◆ Description of the task
Give again the lines of the data from its first line through the line with "constexpr int H = kWave / NACT;". Change nothing.

◆ Collected data
template <int ENV, bool DEF, int E, bool SAFE, int OUT, bool TAPE = false, int STATS = 0>
__device__ __forceinline__ void rollout_body_v3(const StepArgs &a, const unsigned bid, const unsigned nblk, RolloutLds<ENV, E> &lds) {
    using EV = Env<ENV>;
    constexpr int S = EV::S, O = EV::O, NA = EV::NA;
    constexpr int TILE = E * kWave;
    constexpr int NACT = TILE / 4;
    constexpr int H = kWave / NACT;
    constexpr int SH = action_unit_shift<ENV>();
    constexpr int PERIOD = kRolloutPassPeriod;
    static_assert(NACT <= kWave && (PERIOD & (PERIOD - 1)) == 0 && PERIOD >= E, "E <= 4; pass period a power of two >= E");
    constexpr int AUXN = EV::AUX > 0 ? EV::AUX : 1;
    using Entry = ResetEntry<S, O, EV::AUX>;
    uint32_t *const lds_act = lds.act;
    Entry *const lds_res = lds.res;

    const int lane = threadIdx.x;
    const uint32_t tile = xcd_contiguous_tile(bid, nblk);
    const int64_t tile0 = (int64_t)tile * TILE;
    const int64_t n = a.n;
    const Par<DEF> P(a.P);
    const uint64_t t0 = a.t + (a.t_dev ? *a.t_dev : 0);
    constexpr bool FULL = OUT != 0;
    const bool act_i32 = FULL ? (OUT == 2) : ((a.flags & MXV_FLAG_ACTION_I32) != 0);
    const bool rew_f32 = FULL ? (OUT == 2) : ((a.flags & MXV_FLAG_REWARD_F32) != 0);
    const bool ep_on = !FULL && a.ep_acc != nullptr;
    const uint64_t group0 = (a.env0 + (uint64_t)tile0) >> 2;

    double s[E][S], aux[E][AUXN];
    int32_t el[E];
    uint32_t ep[E];
    bool valid[E];
    uint32_t le[E];
#pragma unroll
    for (int j = 0; j < E; ++j) {
        const int64_t e = tile0 + j * kWave + lane;
        valid[j] = e < n;
        le[j] = (uint32_t)(valid[j] ? e : 0);
#pragma unroll
        for (int k = 0; k < S; ++k) s[j][k] = a.state[(int64_t)k * n + le[j]];
        el[j] = load_elapsed(a.elapsed, a.elapsed16, le[j]);
        ep[j] = a.episodes[le[j]];
        EV::template prime<SAFE>(s[j], aux[j]);
    }
    float er[E];
#pragma unroll
    for (int j = 0; j < E; ++j) er[j] = ep_on ? a.ep_acc[le[j]] : 0.0f;
    float *p_epr = FULL ? nullptr : a.ep_return_out;
    int32_t *p_epl = FULL ? nullptr : a.ep_length_out;

    const uint64_t u0 = t0 >> SH;
    auto draw_units = [&](uint64_t q) {
        const U4 w = philox4x32_10(action_unit_counter<ENV>(u0 + q + (uint64_t)(lane / NACT), group0 + (uint64_t)(lane % NACT)),
                                   (uint32_t)a.action_seed, (uint32_t)(a.action_seed >> 32));
        reinterpret_cast<uint4 *>(lds_act)[lane] = make_uint4(w.x, w.y, w.z, w.w);
        __builtin_amdgcn_fence(__ATOMIC_RELEASE, "wavefront");
    };
    uint32_t word[E];
    if constexpr (!TAPE) {
        draw_units(0);
        __builtin_amdgcn_fence(__ATOMIC_ACQUIRE, "wavefront");
#pragma unroll
        for (int j = 0; j < E; ++j) word[j] = lds_act[j * kWave + lane];
    }
    const uint32_t tape_b = NA > 0 ? (act_i32 ? 4u : 8u) : 4u;
    const char *const p_tape = reinterpret_cast<const char *>(a.actions);
    struct TapeRegs {
        int64_t i[E];
        float f[E];
    } tape_even, tape_odd;
    auto load_tape = [&](int step, TapeRegs &r) {
        const char *base = p_tape + (int64_t)min(step, a.K - 1) * a.act_slice * (int64_t)tape_b;
#pragma unroll
        for (int j = 0; j < E; ++j) {
            const char *q = base + le[j] * tape_b;
            if constexpr (NA > 0)
                r.i[j] = act_i32 ? (int64_t) * reinterpret_cast<const int32_t *>(q) : *reinterpret_cast<const int64_t *>(q);
            else
                r.f[j] = *reinterpret_cast<const float *>(q);
        }
    };
    bool bad[E];
#pragma unroll
    for (int j = 0; j < E; ++j) bad[j] = false;
    if constexpr (TAPE) {
        load_tape(0, tape_even);
        load_tape(1, tape_odd);
    }

    bool need[E];
    auto fill_entries = [&](int j) {
        if (need[j]) {
            const uint64_t seed = a.seeds ? landed(a.seeds[le[j]]) : a.base_seed + a.env0 + (uint64_t)le[j];
            const U4 w = episode_reset_words(seed, ep[j]);
            Entry r;
            EV::reset(w, a.b0, a.b1, r.s);
            if constexpr (EV::AUX > 0) {
                EV::template observe<false>(r.s, r.o, r.x);
            } else {
                double none[1];
                EV::template observe<false>(r.s, r.o, none);
            }
            lds_res[j * kWave + lane] = r;
        }
        need[j] = false;
    };
#pragma unroll
    for (int j = 0; j < E; ++j) {
        need[j] = valid[j];
        fill_entries(j);
    }

    char *p_obs = reinterpret_cast<char *>(a.obs);
    char *p_rew = reinterpret_cast<char *>(a.reward);
    char *p_act = reinterpret_cast<char *>(a.actions_out);
    char *p_term = reinterpret_cast<char *>(a.terminated);
    char *p_trunc = reinterpret_cast<char *>(a.truncated);
    char *p_fin = FULL ? nullptr : reinterpret_cast<char *>(a.final_obs);
    [[maybe_unused]] double *p_part = (STATS & 1) ? a.obs_part + (int64_t)tile * (2 * O) : nullptr;
    [[maybe_unused]] double *p_rpart = (STATS & 2) ? a.ret_part + (int64_t)tile * 2 : nullptr;
    [[maybe_unused]] double ret[E], ret_s = 0.0, ret_q = 0.0;
#pragma unroll
    for (int j = 0; j < E; ++j) ret[j] = ((STATS & 2) && valid[j]) ? a.ret_state[le[j]] : 0.0;
    const uint32_t rew_b = rew_f32 ? 4u : 8u;
    const uint32_t act_b = (NA > 0 && !act_i32) ? 8u : 4u;
    uint32_t lo[E];
    const int64_t slice = a.slice;
#pragma unroll
    for (int j = 0; j < E; ++j) lo[j] = (uint32_t)(j * kWave + lane);
    p_obs += tile0 * (int64_t)(O * sizeof(float));
    if (p_rew) p_rew += tile0 * (int64_t)rew_b;
    if (p_act) p_act += tile0 * (int64_t)act_b;
    if (p_term) p_term += tile0;
    if (p_trunc) p_trunc += tile0;
    if (p_fin) p_fin += tile0 * (int64_t)(O * sizeof(float));
    if (p_epr) p_epr += tile0;
    if (p_epl) p_epl += tile0;

    settle_entry_loads();
    auto one_step = [&](const int step, auto allv_tag, TapeRegs &tape) __attribute__((always_inline)) {
        constexpr bool ALLV = decltype(allv_tag)::value;
        const uint64_t t = t0 + (uint64_t)step;

        int ai[E];
        float af[E];
        if constexpr (TAPE) {
#pragma unroll
            for (int j = 0; j < E; ++j) {
                if constexpr (NA > 0) {
                    const int64_t v = tape.i[j];
                    const bool oob = v < 0 || v >= NA;
                    if ((ALLV || valid[j]) && oob && !bad[j]) {
                        raise_error(a.err, 1);
                        bad[j] = true;
                    }
                    ai[j] = oob ? 0 : (int)v;
                    af[j] = 0.0f;
                } else {
                    ai[j] = 0;
                    af[j] = tape.f[j];
                }
            }
            load_tape(step + 2, tape);
        } else {
#pragma unroll
            for (int j = 0; j < E; ++j) action_from_word<ENV, DEF>(P, word[j], t, ai[j], af[j]);
        }
        if (TAPE ? (!FULL && p_act != nullptr) : (FULL || p_act != nullptr)) {
#pragma unroll
            for (int j = 0; j < E; ++j) {
                if (!ALLV && !valid[j]) continue;
                char *q = p_act + pin32(lo[j] * act_b);
                if constexpr (NA > 0) {
                    if (act_i32)
                        *reinterpret_cast<int32_t *>(q) = ai[j];
                    else
                        *reinterpret_cast<int64_t *>(q) = (int64_t)ai[j];
                } else {
                    *reinterpret_cast<float *>(q) = af[j];
                }
            }
        }

        float obs[E][O];
        double rew[E];
        bool term[E], trunc[E], pend[E];
#pragma unroll
        for (int j = 0; j < E; ++j) {
            term[j] = EV::template step<DEF, SAFE, E>(P, s[j], aux[j], el[j] == 0, ai[j], af[j], rew[j], obs[j]);
            el[j] += 1;
            trunc[j] = (a.max_steps > 0) && (el[j] >= a.max_steps);
            pend[j] = (ALLV || valid[j]) && (term[j] || trunc[j]);
        }
        if constexpr ((STATS & 2) != 0) {
            ret_s = ret_q = 0.0;
#pragma unroll
            for (int j = 0; j < E; ++j) {
                const double r = rew_f32 ? (double)(float)rew[j] : rew[j];
                ret[j] = ret[j] * a.ret_gamma + r;
                if (ALLV || valid[j]) {
                    ret_s += ret[j];
                    ret_q = __fma_rn(ret[j], ret[j], ret_q);
                }
                if (term[j] || trunc[j]) ret[j] = 0.0;
            }
        }
        if (ep_on) {
#pragma unroll
            for (int j = 0; j < E; ++j) {
                er[j] = (float)((double)er[j] + rew[j]);
                if (pend[j]) {
                    if (p_epr) *reinterpret_cast<float *>(reinterpret_cast<char *>(p_epr) + pin32(lo[j] * 4u)) = er[j];
                    if (p_epl) *reinterpret_cast<int32_t *>(reinterpret_cast<char *>(p_epl) + pin32(lo[j] * 4u)) = el[j];
                    er[j] = 0.0f;
                }
            }
        }
#pragma unroll
        for (int j = 0; j < E; ++j) {
            if (!ALLV && !valid[j]) continue;
            if (FULL || p_rew != nullptr) {
                char *q = p_rew + pin32(lo[j] * rew_b);
                if (rew_f32)
                    *reinterpret_cast<float *>(q) = (float)rew[j];
                else
                    *reinterpret_cast<double *>(q) = rew[j];
            }
            if (FULL || p_term != nullptr) *reinterpret_cast<uint8_t *>(p_term + pin32(lo[j])) = term[j] ? 1 : 0;
            if (FULL || p_trunc != nullptr) *reinterpret_cast<uint8_t *>(p_trunc + pin32(lo[j])) = trunc[j] ? 1 : 0;
            if (!FULL && pend[j] && p_fin != nullptr) store_obs_at<O>(p_fin, pin32(lo[j] * (uint32_t)(O * sizeof(float))), obs[j]);
        }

◆ Response
template <int ENV, bool DEF, int E, bool SAFE, int OUT, bool TAPE = false, int STATS = 0>
__device__ __forceinline__ void rollout_body_v3(const StepArgs &a, const unsigned bid, const unsigned nblk, RolloutLds<ENV, E> &lds) {
    using EV = Env<ENV>;
    constexpr int S = EV::S, O = EV::O, NA = EV::NA;
    constexpr int TILE = E * kWave;
    constexpr int NACT = TILE / 4;
    constexpr int H = kWave / NACT;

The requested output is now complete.